I painted my valve cover with a non heat resistant paint i think its called like smashed paint it looks gunmetal and i have had it on for about 2 weeks now sooooo if it was gonna crack or bubble it would have by now its reached its hottest stage and not one things wrong with it


----------



## Teknokid (Jun 1, 2002)

I used chrome paint on my valve cover. It was from a B13 and although its not installed yet, some other parts have not chipped or bubbled.

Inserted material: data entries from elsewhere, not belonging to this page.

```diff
+        bool deferred = false;
+        if (rl == 0) ref_ed = tl;
+        else if (tl == 0) ref_ed = rl;
+        else if (rl == 1 && tl == 1) ref_ed = int(one_ne);
+        else {
+            const uint8_t *Rs = B.ref_seq + dp->r_off + sref;
+            const uint8_t *Ts = ((aln & 1) ? B.hap_seq[3] : B.hap_seq[2]) + dp->t_off + stru;
+            if (!has_q && !has_t && rl == tl) {
+                bool same = true;
+                for (int k = rl - 1; k >= 0 && same; k--) same = Rs[k] == Ts[k];
+                if (same) ref_ed = 0;
+            }
+            if (ref_ed < 0) {
+                if (tl <= 32 && rl <= ED_INLINE_LONG) ref_ed = small_ed_far(Rs, rl, Ts, tl);
+                else if (rl <= 32 && tl <= ED_INLINE_LONG) ref_ed = small_ed_far(Ts, tl, Rs, rl);
+                else deferred = true;
+            }
+        }
+        if (has_q || has_t || deferred) {
+            if (n_sec < sec_cap) {
+                Section S;
+                S.q_lo = sec_q0 - 1; S.q_hi = qp - 1; S.t_lo = sec_t0 - 1; S.t_hi = tp - 1;
+                S.sync_group = base; S.query_ed = qe; S.ref_ed = ref_ed;
+                S.flags = (deferred ? SEC_DEFERRED : 0) | ((has_q || has_t) ? 0 : SEC_NOVAR);
+                if (deferred) {
+                    const int32_t j = atomicAdd(o.n_jobs, 1);
+                    if (j < o.jobs_cap) o.jobs[j] = EdJob{a, n_sec, sref, rl, stru, tl};
+                    else status |= VPR_ST_ERR_LIMIT;
+                }
+                o.secs[sec_off + n_sec] = S;
+                n_sec++;
+            } else status |= VPR_ST_ERR_LIMIT;
+        } else {
+            if (ref_ed != 0) status |= VPR_ST_WARN_REF_ED;
+            if (qe != ref_ed) status |= VPR_ST_WARN_QUERY_ED;
+            if (qe > ref_ed) status |= VPR_ST_WARN_EXCEEDS;
+        }
+        base += ((has_q || has_t) ? 1 : 0) + nfp;
+        nfp = 0; qed = 0;
+        sec_q0 = qp; sec_t0 = tp;
+    }
+    __device__ __forceinline__ void step(const DevBatch &B, const FwdCreditOut &o, const AlnDesc *dp, int a, uint2 e, int ti, uint32_t rw) {
+        if (!(e.x & FC_PEND)) return;
+        const int qref = int(e.y & 0xffffu) - 1, trv = int(e.y >> 16) - 1;
+        const bool hi = e.x & FC_HI, last = e.x & FC_LAST;
+        if (e.x & FC_FIRST) {
+            pop_q(B, o, qref, false);
+            pop_t(B, trv);
+            sec_q0 = qp; sec_t0 = tp;
+            open_q = qref; open_t = ti;
+            return;
+        }
+        bad = bad || (e.x & FC_BACK);
+        if (!DIAG) qed += (e.x & FC_EDIT) ? 1 : 0;
+        if (qref >= nq0) pop_q(B, o, qref, hi);
+        if (trv >= nt0) pop_t(B, trv);
+        if ((e.x & FC_SYNC) || last) {
+            const int rl = qref - open_q, tl = ti - open_t;
+            const uint32_t eq = (e.x >> FC_EQ_SHIFT) & 3u;
+            const bool plain = rl == 1 && tl == 1 && eq == 3u && (DIAG || qed == 0) && qp == sec_q0 && tp == sec_t0;
+            if (!plain && !bad)
+                close(B, o, dp, a, rl, tl, (eq & 2u) ? !(eq & 1u) : ZW_BASE(rw) != ((e.x >> FC_TBASE_SHIFT) & 0x7fu));
+            open_q = qref; open_t = ti;
+        }
+        if (last && !bad) {
+            pop_q(B, o, INT_MAX, hi);
+            pop_t(B, INT_MAX);
+            close(B, o, dp, a, dp->Lr - (qref + 1), dp->Lt - (ti + 1), false);
+        }
+    }
+    static __device__ __forceinline__ bool wants_ref(uint32_t ex) { return (ex & FC_PEND) && (ex & (FC_SYNC | FC_LAST)) && !((ex >> FC_EQ_SHIFT) & 2u); }
+    __device__ __forceinline__ void finish(const FwdCreditOut &o, const AlnDesc *dp, bool walked) {
+        const bool good = walked && !bad;
+        if (!good) n_sec = 0;
+        if (walked && bad) status |= VPR_ST_ERR_LIMIT;
+        const int total = base;
+        for (int k = 0; k < n_sec; k++) {
+            int32_t *g = &o.secs[sec_off + k].sync_group;
+            *g = total - 1 - *g;
+        }
+        if (any_fp) {
+            int32_t *f = fpg(o);
+            for (int v = int(dp->qv_beg); v < qp; v++) {
+                const int32_t g = f[v];
+                if (g <= -2) f[v] = good ? total - 1 - (-2 - g) : -1;
+            }
+        }
+    }
+};
+
+__global__ void __launch_bounds__(64, 8) k_zero_walk(DevBatch B, const AlnDesc *__restrict__ descs, const int32_t *__restrict__ list, int n_list,
                                                   const ZlWave *__restrict__ hdr, const uint32_t *__restrict__ zin,
                                                   uint4 *__restrict__ zlog, AlnOut *__restrict__ outs, PathEnt *__restrict__ paths,
-                                                  int keep_paths, int tag, int prio_rows) {
+                                                  int keep_paths, int tag, int prio_rows, FwdCreditOut co) {
     const int w = blockIdx.x, lane = threadIdx.x;
     const ZlWave H = hdr[w];
     if (H.mt >= prio_rows) __builtin_amdgcn_s_setprio(2);
@@ -373,10 +544,10 @@
     const int a = max(a_, 0);
     const AlnDesc *dp = descs + a;
     const auto rin = __builtin_amdgcn_make_buffer_rsrc(const_cast<uint32_t *>(zin + H.in_off), 0, 256 * (H.mq + H.mr + H.mt), 0x00020000);
-    const auto rlog = __builtin_amdgcn_make_buffer_rsrc(zlog + H.log_off, 0, 1280 * H.mt, 0x00020000);
-    const uint32_t lane4 = uint32_t(lane) << 2, lane8 = uint32_t(lane) << 3;
+    const auto rlog = __builtin_amdgcn_make_buffer_rsrc(zlog + H.log_off, 0, 768 * H.mt, 0x00020000);
+    const uint32_t lane4 = uint32_t(lane) << 2;
     const uint32_t pos0[2] = {0u, uint32_t(H.mq) << 8}, post = uint32_t(H.mq + H.mr) << 8;
-    const uint32_t logP0 = uint32_t(H.mt) << 9, logS0 = logP0 + (uint32_t(H.mt) << 8);
+    const uint32_t logP0 = uint32_t(H.mt) << 9;
     auto in_at = [&](uint32_t off) -> uint32_t { return __builtin_amdgcn_raw_buffer_load_b32(rin, off, 0, 0); };
     const bool ok = live && dp->band_pad == tag && outs[a].band_ok == tag;
     const int nrow = ok ? dp->Lt : 0;
@@ -385,15 +556,20 @@
     for (int o = 32; o; o >>= 1) bmax = max(bmax, __shfl_xor(bmax, o));
     if (bmax == 0) return;
     const int beg_plane = ok ? outs[a].beg_plane : 0;
-    PathEnt *path = paths + dp->path_off;
+    const bool credit = ok && !(outs[a].status & (VPR_ST_ERR_NO_PTR | VPR_ST_ERR_LIMIT));
+    FwdCredit<true> fc;
+    fc.init(B, dp, credit);
     int hi = beg_plane, slot = 0, mv_in = 0, x = 0;
     uint32_t status = 0;
     bool wok = ok;
-    for (int t = 0; t < bmax; t++) {
+    uint2 pe = make_uint2(0, 0);
+    uint32_t prw = 0;
+    for (int t = 0; t <= bmax; t++) {
         const bool act = wok && t < nrow;
         const uint32_t ppw = __builtin_amdgcn_raw_buffer_load_b32(rlog, (act && t + 1 < nrow) ? logP0 + (uint32_t(t) << 8) + lane4 : ZL_OOB, 0, 0);
         const uint32_t tw = in_at(act ? post + (uint32_t(t) << 8) + lane4 : ZL_OOB);
         const uint32_t cw = in_at(act ? pos0[hi] + (uint32_t(x) << 8) + lane4 : ZL_OOB);
+        fc.step(B, co, dp, a, pe, t - 1, prw);
         const int trv = ZW_PTR(tw), qref = hi ? x : ZW_PTR(cw);
         uint32_t sync = 1;
         if (mv_in) {
@@ -402,11 +578,11 @@
             sync = (!in_t && !in_q && !((tw | cw) & ZW_INS) && trv == qref) ? 1u : 0u;
         }
         const uint32_t eqb = (ZW_BASE(cw) == ZW_BASE(tw) ? 1u : 0u) | ((hi || !(cw & ZW_PV)) ? 2u : 0u);
-        zl_u2 st;
-        st.x = uint32_t(x) | (uint32_t(hi) << 16) | (sync << 17) | (eqb << 18);
-        st.y = uint32_t(qref + 1) | (uint32_t(trv + 1) << 16);
-        __builtin_amdgcn_raw_buffer_store_b64(st, rlog, act ? logS0 + (uint32_t(t) << 9) + lane8 : ZL_OOB, 0, 0);
+        pe.x = fc_entry(act && credit, hi, sync, eqb, t + 1 == nrow, t == 0, 0u, tw, 0, qref, trv, pe.y);
+        pe.y = uint32_t(qref + 1) | (uint32_t(trv + 1) << 16);
+        prw = in_at(FwdCredit<true>::wants_ref(pe.x) ? pos0[1] + (uint32_t(qref) << 8) + lane4 : ZL_OOB);
         if ((keep_paths & 1) && act) {
+            PathEnt *path = paths + dp->path_off;
             uint4 pe;
             pe.x = uint32_t(x) | (uint32_t(hi) << 31);
             pe.y = uint32_t(t) | (sync << 31);
@@ -426,44 +602,10 @@
     if (ok) {
         AlnOut &o = outs[a];
         o.path_len = wok ? nrow : 0;
-        if (!wok) o.n_sec = 0;
+        if (credit) { fc.finish(co, dp, wok); status |= fc.status; }
+        if (credit || !wok) o.n_sec = wok ? fc.n_sec : 0;
         if (status) atomicOr(&o.status, status);
     }
 }
 
-struct ZlFetch {
-    const uint2 *log;
-    int64_t pre_i;
-    uint2 pre;
-    __device__ PathEnt operator()(int64_t i) {
-        const uint2 v = (i == pre_i) ? pre : log[i * 64];
-        if (i > 0) { pre_i = i - 1; pre = log[(i - 1) * 64]; }
-        PathEnt e;
-        e.a = (v.x & 0xffffu) | (((v.x >> 16) & 1u) << 31);
-        e.b = uint32_t(i) | (((v.x >> 17) & 1u) << 31) | (((v.x >> 18) & 3u) << 28);
-        e.qref = int(v.y & 0xffffu) - 1;
-        e.tref = int(v.y >> 16) - 1;
-        return e;
-    }
-};
-
-__global__ void __launch_bounds__(64) k_zero_credit(DevBatch B, const AlnDesc *__restrict__ descs, const int32_t *__restrict__ list,
-                                                    int n_list, const ZlWave *__restrict__ hdr, const uint4 *__restrict__ zlog,
-                                                    AlnOut *__restrict__ outs, Section *__restrict__ secs,
-                                                    int32_t *const *__restrict__ fp_group, EdJob *__restrict__ jobs,
-                                                    int32_t *__restrict__ n_jobs, int32_t jobs_cap, int tag) {
-    const int w = blockIdx.x, lane = threadIdx.x;
-    const int wi = w * 64 + lane;
-    if (wi >= n_list) return;
-    const int a = list[wi];
-    if (a < 0) return;
-    const AlnDesc d = descs[a];
-    AlnOut &O = outs[a];
-    if (d.band_pad != tag || O.band_ok != tag) return;
-    if (O.status & (VPR_ST_ERR_NO_PTR | VPR_ST_ERR_LIMIT)) return;
-    const ZlWave H = hdr[w];
-    ZlFetch f{reinterpret_cast<const uint2 *>(zlog + H.log_off + 48 * int64_t(H.mt)) + lane, -1, make_uint2(0, 0)};
-    credit_walk<false, ZlFetch, true>(B, d, O, a, nullptr, int64_t(O.path_len), 0u, secs, fp_group, jobs, n_jobs, jobs_cap, true, f);
-}
-
 #endif
```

I painted the heatshield of the exhaust manifold with it and its still shiny so i have high hopes.


----------



## Teknokid (Jun 1, 2002)

myoung said:


> *yeah Nissan changed to ABS plastic for the B14's..... B13 will work..but, You will also need a B13 gasket for the same year....Greg at Mossy can help you with that..
> 
> Here's the one we have on Project 200SX........... *


for the same year as the valvecover or my engine?


----------



## xxskaboomx (Jun 14, 2003)

You'll need to pick up a gasket from a '91-'94 sentra. Simply ordering the valve cover alone won't be enough. The gasket from the B14 doesn't fit, I went through a lot of hassle when I got my valve cover. Trust me, do it right the first time!

Good Luck


----------



## bugnlv (Jun 24, 2003)

ok i just scored a 91 valve cover and it had a gasket! 16 bucks!!!! now it had a gasket in it.. but it was a used one. i take it i should buy a new gasket and also whats the best way to clean it before i start sanding it down... or should i take it to a shop to get cleaned and buff for me??


----------



## JayL1967 (Apr 30, 2002)

*Heat shield and valve cover polished*


----------



## bugnlv (Jun 24, 2003)

i dont think im gonna polish it cause i dont have the time nor the money to get it done but ill clean it up. as you can see im almost done


----------